In a recent Twitter thread, Ripple general counsel Stuart Alderoty accused the U.S. Securities and Exchange Commission of playing a “delay card.”
He urged the regulator to move the case “as swiftly as possible.”
Because after all, that's why the SEC plays the delay card and uses it to their advantage. So much for “justice delayed is justice denied.” How about publicly committing to moving the Ripple case as “swiftly” as possible with no more delays? 4/4— Stuart Alderoty (@s_alderoty) January 12, 2022
SEC Chair Gary Gensler recently used a football metaphor to highlight the enforcement of rules. He tweeted that teams would start breaking rules without fear of penalties, which would make the game unfair.
Imagine a football game w/o referees. Without fear of penalties, teams start to break rules. The game isn’t fair & maybe after a few min, it isn’t fun to watch. Without examination against & enforcement of our rules, we can’t instill the trust necessary for our markets to thrive.— Gary Gensler (@GaryGensler) January 12, 2022
Alderoty, however, criticized the SEC for using “regulation by enforcement” in order to achieve charity, claiming that it creates an uneven playing field that creates winners and losers.

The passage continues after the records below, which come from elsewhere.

@@ -55,6 +57,7 @@
 #define PIPE_GLOAD(dst, voff, sbase) \
   asm volatile("s_nop 4\n\tglobal_load_dwordx4 %0, %1, %2" : "=v"(dst) : "v"(voff), "s"(sbase))
 #define PIPE_WAIT(reg, n) asm volatile("s_waitcnt vmcnt(%1)" : "+v"(reg) : "n"(n))
+#define PIPE_WAIT2(reg, reg2, n) asm volatile("s_waitcnt vmcnt(%2)" : "+v"(reg), "+v"(reg2) : "n"(n))
 
 __device__ __forceinline__ float half_sum(float t) {
   auto ror = [](float x, auto ctrl) {
@@ -138,8 +141,9 @@
   }
 }
 
-template <int S, int TW, int MODE, bool MS>
+template <int S, int TW, int MODE, bool MS, bool PAIRS = false>
 __global__ __launch_bounds__(CONV_NT, (S == 1 && MODE == 0 ? 3 : 2)) void conv_pipe_kernel(PipeArgs a) {
+  static_assert(!PAIRS || (S == 2 && MODE == 0), "pair units: stride-2 forward only");
   using G = PipeGeom<S, TW, MODE>;
   constexpr int NACC = G::NACC, NPAIR = G::NPAIR;
   constexpr int PW = G::PW, NP = G::NP, NU = G::NU, NB = G::NB;
@@ -151,19 +155,32 @@
   const int nwg = gridDim.x;
   const int HV = a.H + 1;
   const float slope = a.in_slope ? a.in_slope[0] : a.in_slope_const;
-  const int c4 = wave * 16 + (lane & 3) * 4;
+  const int c4_ = wave * 16 + (lane & 3) * 4;
   const int p0 = lane >> 2;
   float* const lds = patch + wave * G::WAVE_FLOATS;
 
   int q = blockIdx.x;
   if (q >= a.units) return;
   int mt, nf, r0, ox0, oy0, cb, cb_end;
+  bool pair = false;
   Stage cur, nxt;
-  auto decode = [&](int qq, int& mt_, int& nf_, int& ksi_, int& r0_, int& ox0_, int& b0_, int& oy0_) {
-    mt_ = qq % a.n_mt;
-    const int rest = qq / a.n_mt;
-    nf_ = rest % a.nfc;
-    ksi_ = rest / a.nfc;
+  auto decode = [&](int qq, int& mt_, int& nf_, int& ksi_, int& r0_, int& ox0_, int& b0_, int& oy0_, bool& pair_) {
+    if constexpr (PAIRS) {
+      pair_ = qq < a.pair_units;
+      const int slots = pair_ ? a.npair : a.nfc - 2 * a.npair;
+      if (!pair_) qq -= a.pair_units;
+      mt_ = qq % a.n_mt;
+      const int rest = qq / a.n_mt;
+      const int slot = rest % slots;
+      nf_ = pair_ ? 2 * slot : 2 * a.npair + slot;
+      ksi_ = rest / slots;
+    } else {
+      pair_ = false;
+      mt_ = qq % a.n_mt;
+      const int rest = qq / a.n_mt;
+      nf_ = rest % a.nfc;
+      ksi_ = rest / a.nfc;
+    }
     const int ty = mt_ / a.tiles_x, tx = mt_ - ty * a.tiles_x;
     r0_ = ty * G::TH;
     ox0_ = tx * TW;
@@ -181,10 +198,13 @@
     return s;
   };
   int ksi, b0;
-  decode(q, mt, nf, ksi, r0, ox0, b0, oy0);
+  decode(q, mt, nf, ksi, r0, ox0, b0, oy0, pair);
   cb = ksi * a.cb_per;
   cb_end = cb + a.cb_per;
   cur = make_stage(b0, oy0, ox0, nf, cb);
+  const size_t wblk2 = (size_t)a.ncb * 72 * 256;
+  const float* cur_w2 = cur.w + (pair ? wblk2 : 0);
+  const float* nxt_w2 = cur_w2;
 
   constexpr int NS = NU + 2;
   f32x4 sv[NU];
@@ -193,7 +213,7 @@
   const float* sc_base = a.in_scale ? a.in_scale : a.x;
   const float* sh_base = a.in_scale ? a.in_shift : a.x;
   unsigned boffs[MS ? NU : 1];
-  auto stage_load = [&](const Stage& s, bool same_tile) {
+  auto stage_load = [&](const Stage& s, bool same_tile) __attribute__((always_inline)) {
 #ifdef SST_PIPE_ABLATE
     if (a.dbg & 4) return;
 #endif
@@ -205,10 +225,20 @@
       }
     } else {
       okmask = 0;
+      int p0v = p0, c4 = c4_;
+      if constexpr (PAIRS) asm volatile("" : "+v"(p0v), "+v"(c4));
+      int pr_u = p0v / PW, pc_u = p0v - pr_u * PW;
 #pragma unroll
       for (int u = 0; u < NU; ++u) {
-        const int p = p0 + 16 * u;
-        const int pr = p / PW, pc = p - pr * PW;
+        const int p = p0v + 16 * u;
+        int pr, pc;
+        if constexpr (PAIRS) {
+          pr = pr_u; pc = pc_u;
+          pc_u += 16 % PW; pr_u += 16 / PW;
+          if (pc_u >= PW) { pc_u -= PW; ++pr_u; }
+        } else {
+          pr = p / PW; pc = p - pr * PW;
+        }
         int rr = s.rem0 + pr, b = s.b0;
 #pragma unroll
         for (int k = 0; k <= NB; ++k) {
@@ -225,11 +255,11 @@
         okmask |= ok ? (1u << u) : 0u;
       }
     }
-    const unsigned coff = (unsigned)(a.in_scale ? s.gin + s.c0 + c4 : c4) * 4u;
+    const unsigned coff = (unsigned)(a.in_scale ? s.gin + s.c0 + c4_ : c4_) * 4u;
     PIPE_GLOAD(ssc, coff, sc_base);
     PIPE_GLOAD(ssh, coff, sh_base);
   };
-  auto stage_store = [&]() {
+  auto stage_store = [&]() __attribute__((always_inline)) {
 #ifdef SST_PIPE_ABLATE
     if (a.dbg & 1) return;
 #endif
@@ -252,132 +282,117 @@
   };
 
   auto lane_base = [&](int oy0_) {
-    const int tr = li / TW, tc = li - tr * TW;
+    int li_b = li, lh_b = lh;
+    if constexpr (PAIRS) {
+      int lane_b = lane;
+      asm volatile("" : "+v"(lane_b));
+      li_b = lane_b & 31; lh_b = lane_b >> 5;
+    }
+    const int tr = li_b / TW, tc = li_b - tr * TW;
     int cross = 0;
 #pragma unroll
     for (int k = 1; k <= NB; ++k) cross += (oy0_ + tr >= k * a.Ho) ? 1 : 0;
-    return ((S * tr + cross) * PW + tc * S) * PS + 4 * lh;
+    return ((S * tr + cross) * PW + tc * S) * PS + 4 * lh_b;
   };
   int a_base = lane_base(oy0);
 
-  f32x4 ring[PIPE_RING];
+  constexpr int RING = PAIRS ? PIPE_RING_PAIR : PIPE_RING;
+  static_assert(18 % RING == 0, "a stage's 18 chunks must fill the ring a whole number of times");
+  f32x4 ring[RING];
+  f32x4 ring2[PAIRS ? RING : 1];
   const unsigned wlane = lane * 16u;
 #define PIPE_WCHUNK(dst, w, i) PIPE_GLOAD(dst, wlane, (w) + (((i) >> 1) * 8 + ((i) & 1)) * 256)
 
 #pragma unroll
-  for (int i = 0; i < PIPE_RING; ++i) PIPE_WCHUNK(ring[i], cur.w, i);
+  for (int i = 0; i < RING; ++i) PIPE_WCHUNK(ring[i], cur.w, i);
+  if constexpr (PAIRS) {
+    if (pair) {
+#pragma unroll
+      for (int i = 0; i < RING; ++i) PIPE_WCHUNK(ring2[i], cur_w2, i);
+    } else {
+#pragma unroll
+      for (int i = 0; i < RING; ++i) ring2[i] = f32x4{0.f, 0.f, 0.f, 0.f};
+    }
+  }
   stage_load(cur, false);
   asm volatile("s_waitcnt vmcnt(0)" ::: "memory");
   __builtin_amdgcn_sched_barrier(0);
   stage_store();
 
-  f32x16 acc[NACC];
-#pragma unroll
-  for (int k = 0; k < NACC; ++k)
+  constexpr int NACC2 = PAIRS ? 2 : NACC;
+  f32x16 acc[NACC2];
+#pragma unroll
+  for (int k = 0; k < NACC2; ++k)
 #pragma unroll
     for (int r = 0; r < 16; ++r) acc[k][r] = 0.f;
 
   for (;;) {
     const bool unit_end = cb + 1 == cb_end;
     int n_q = q, n_mt = mt, n_nf = nf, n_r0 = r0, n_ox0 = ox0, n_oy0 = oy0, n_cb = cb + 1, n_cb_end = cb_end;
-    bool more = true;
+    bool more = true, n_pair = pair;
     if (unit_end) {
       n_q = q + nwg;
       more = n_q < a.units;
       if (more) {
         int n_ksi, n_b0;
-        decode(n_q, n_mt, n_nf, n_ksi, n_r0, n_ox0, n_b0, n_oy0);
+        decode(n_q, n_mt, n_nf, n_ksi, n_r0, n_ox0, n_b0, n_oy0, n_pair);
         n_cb = n_ksi * a.cb_per;
         n_cb_end = n_cb + a.cb_per;
         nxt = make_stage(n_b0, n_oy0, n_ox0, n_nf, n_cb);
       } else {
         nxt = cur;
       }
+      if constexpr (PAIRS) nxt_w2 = nxt.w + (more && n_pair ? wblk2 : 0);
     } else {
       nxt = cur;
       nxt.c0 += CB;
       nxt.w += (size_t)9 * 8 * 256;
-    }
-
+      if constexpr (PAIRS) nxt_w2 = cur_w2 + (size_t)9 * 8 * 256;
+    }
+
+#define PIPE_SECTION_KLOOP
     {
-      const float* ab = lds + a_base;
-      f32x4 av = *reinterpret_cast<const f32x4*>(ab);
-      __builtin_amdgcn_sched_barrier(0);
-#pragma unroll
-      for (int i = 0; i < 18; ++i) {
-        f32x4 an = av;
-        if (i + 1 < 18) {
-          const int t = (i + 1) >> 1;
-          const int ntx = MODE ? 1 + (S2D_CLS[t] & 1) : 3, tt = MODE ? S2D_TAP[t] : t;
-          an = *reinterpret_cast<const f32x4*>(ab + ((tt / ntx) * PW + (tt % ntx)) * PS + ((i + 1) & 1) * 8);
-        }
-        if (i == 0 || i >= 10) PIPE_WAIT(ring[i % PIPE_RING], 8); else PIPE_WAIT(ring[i % PIPE_RING], 8 + NS);
-        const f32x4 bv = ring[i % PIPE_RING];
-        constexpr int dummy_ = 0;
-        (void)dummy_;
-        const int ai = MODE ? S2D_CLS[i >> 1] : 0;
-#ifdef SST_PIPE_ABLATE
-        if (!(a.dbg & 16))
-#endif
-#pragma unroll
-        for (int j = 0; j < 4; ++j) acc[ai] = __builtin_amdgcn_mfma_f32_32x32x2f32(av[j], bv[j], acc[ai], 0, 0, 0);
-#ifdef SST_PIPE_ABLATE
-        if (a.dbg & 8) { PIPE_GLOAD(ring[i % PIPE_RING], wlane, a.wp); } else
-#endif
-        if (i + PIPE_RING < 18) PIPE_WCHUNK(ring[i % PIPE_RING], cur.w, i + PIPE_RING);
-        else PIPE_WCHUNK(ring[i % PIPE_RING], nxt.w, i + PIPE_RING - 18);
-        if (i == 0) stage_load(nxt, !unit_end);
-        av = an;
-        __builtin_amdgcn_sched_barrier(0);
-      }
-    }
+      bool pair_unit = false;
+      if constexpr (PAIRS) pair_unit = pair;
+#include "conv_pipe_unit.h"
+    }
+#undef PIPE_SECTION_KLOOP
+
 #ifdef SST_PIPE_ABLATE
     if (unit_end && (a.dbg & 2)) {
-      if (acc[0][0] == 12345.f) a.y[0] = acc[0][0];
+      if (acc[0][0] == 12345.f || acc[NACC2 - 1][0] == 12345.f) a.y[0] = acc[0][0];
       if (!more) return;
       a_base = lane_base(n_oy0);
     } else
 #endif
     if (unit_end) {
-      const int cl = 8 * wave + 4 * lh;
-#pragma unroll
-      for (int k0 = 0; k0 < NACC; k0 += NPAIR) {
-        __syncthreads();
-#pragma unroll
-        for (int k = 0; k < NPAIR; ++k)
-#pragma unroll
-          for (int r = 0; r < 16; ++r) {
-            const int row = (r & 3) + 8 * (r >> 2) + 4 * lh;
-            scratch[((k * 4 + wave) * 32 + row) * 33 + li] = acc[k0 + k][r];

Ripple CEO Brad Garlinghouse recently slammed former SEC Chairman Jay Clayton for adopting a pro-cryptocurrency after attempting to stifle the industry with the last-minute lawsuit against Ripple.
Due to worsening pandemic conditions, Ripple and the SEC recently filed a joint letter, asking Judge Sarah Netburn to postpone the expert discovery deadline until Feb. 28. Expert discovery is currently scheduled to end on Jan. 19, but the judge is widely expected to approve the request. Eight expert witnesses are yet to be deposed due to travel difficulties and “unanticipated personal matters.” The postponement is not expected to affect any other deadline in the case.
Ripple is also expecting to get a court ruling on its motion to obtain internal SEC documents, which could possibly explain why Ethereum, not XRP, was given a break by the SEC.